Thirty years have passed since we’ve seen a celebrity masterfully balance prestige cinema and bubble pop, when Cher won an Oscar for her performance in Moonstruck. (Broadway veterans and cabaret crooners, like Bette Midler and Frank Sinatra, don’t count.) Now, Hailee is attempting to do the same, but at only 20 years old, it’s unclear if she can pull it off. She’s soared in art house films, but her mainstream box office appeal won’t be tested till she headlines next year’s Transformers spin-off Bumblebee.

This summer she’s focusing on timely, socially conscious music. Her new single “Most Girls” sounds designed for maximum reblogs. Lyrics include “you look greatest when you feel like a damn queen” and the video features girls in shirts emblazoned with strong, feisty, and other nasty-adjacent words. Over 37 million people have viewed the video on YouTube. Like Taylor Swift’s “Bad Blood” and Katy Perry’s “Chained to the Rhythm” before it, “Most Girls” has received some social media criticism for commodifying feminism. Considering she’s yet to twerk at the MTV VMAs and spark debates about cultural appropriation, “Most Girls” is far from a lethal career offense.

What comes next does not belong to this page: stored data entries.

constexpr int kLxMaxWin = 16;
constexpr int kLxRec = 36;
constexpr int kLxCap = 1344;
constexpr int kLxGap = 16;
constexpr int kLxwPiece = 128;
constexpr int kLxwMaxPieces = 16;
constexpr int kLxwPieces0 = 4;
constexpr int kLxwNpMask = 0xff;
constexpr int kLxwOwnShift = 8;
constexpr int kLxwOwnMask = 0xfffff;
constexpr int kLxwCodedBit = 30;
constexpr int kLxwDict0 = kLxwPieces0 + kLxwMaxPieces;
constexpr int kLxwDictSize = 16;
constexpr int kLxwRec = 28;
__host__ __device__ constexpr int64_t lx_code_bytes(int64_t nnz)
{
  return (((nnz + 1) >> 1) + 16 + 15) & ~(int64_t)15;
}
__host__ __device__ constexpr int64_t lx32_len(int64_t nnz)
{
  return (nnz + 3) & ~(int64_t)3;
}
constexpr int kLxwAlign = 4;
constexpr int kXwMaxWin = 8;
constexpr int kXwFirst0 = kLxwPieces0 + kLxwMaxPieces;
constexpr int kXwDelta0 = kXwFirst0 + kXwMaxWin;
constexpr int kXwRec = 36;

constexpr int kLatMaxOff = 8;
constexpr int kLatRec = 12;
constexpr int kWdiaMaxOff = 32;

struct PlanTrace {
  bool on;
  std::chrono::steady_clock::time_point t0;
  const char* who;
  explicit PlanTrace(const char* w)
      : on(getenv("SPMV_PLAN_TRACE") != nullptr), t0(std::chrono::steady_clock::now()),
        who(w)
  {
  }
  void mark(const char* what) const
  {
    if (!on)
      return;
    (void)hipDeviceSynchronize();
    fprintf(stderr, "%s %-14s %9.3f ms\n", who, what,
            std::chrono::duration<double, std::milli>(std::chrono::steady_clock::now()
                                                      - t0)
                .count());
  }
};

Hailee spoke to Broadly about the reaction to “Most Girls,” her strategy for balancing music and acting, and why she treats blockbusters as seriously as Oscar bait. This interview has been edited and condensed.

Who would you say are your musical influences?
I literally just went to a record store and saw all these [albums by] groups and artists that I grew up listening to. It’s such a wide variety from Boyz II Men to Mariah Carey to The Eagles to Michael Jackson. All of them, I [think about] when I’m making music.

How did you come up with “Most Girls”?
I worked on the song with Asia Whiteacre, [one of the writers] who wrote “Starving.” It’s so funny. This song came from the experience of having a guy compliment a girl by saying, “You’re not like most girls,” and realizing that that’s not really much of a compliment. Most girls are smart and amazing and have authority. That’s what we were acknowledging with this song.

What was the genesis for the music video concept?
It started as a bunch of different things. I knew I wanted to play the roles of the females that I talk about in the songs—a version of them that is me, of course. So I went through and started with 12 different looks and then was reminded, over and over again, that we had one day to shoot this thing, and we’d be lucky if we got three looks. I narrowed it down. There was so much that went into what looks went into the video, and even the words that went across the girl’s shirts in the video. I had such a clear vision for it.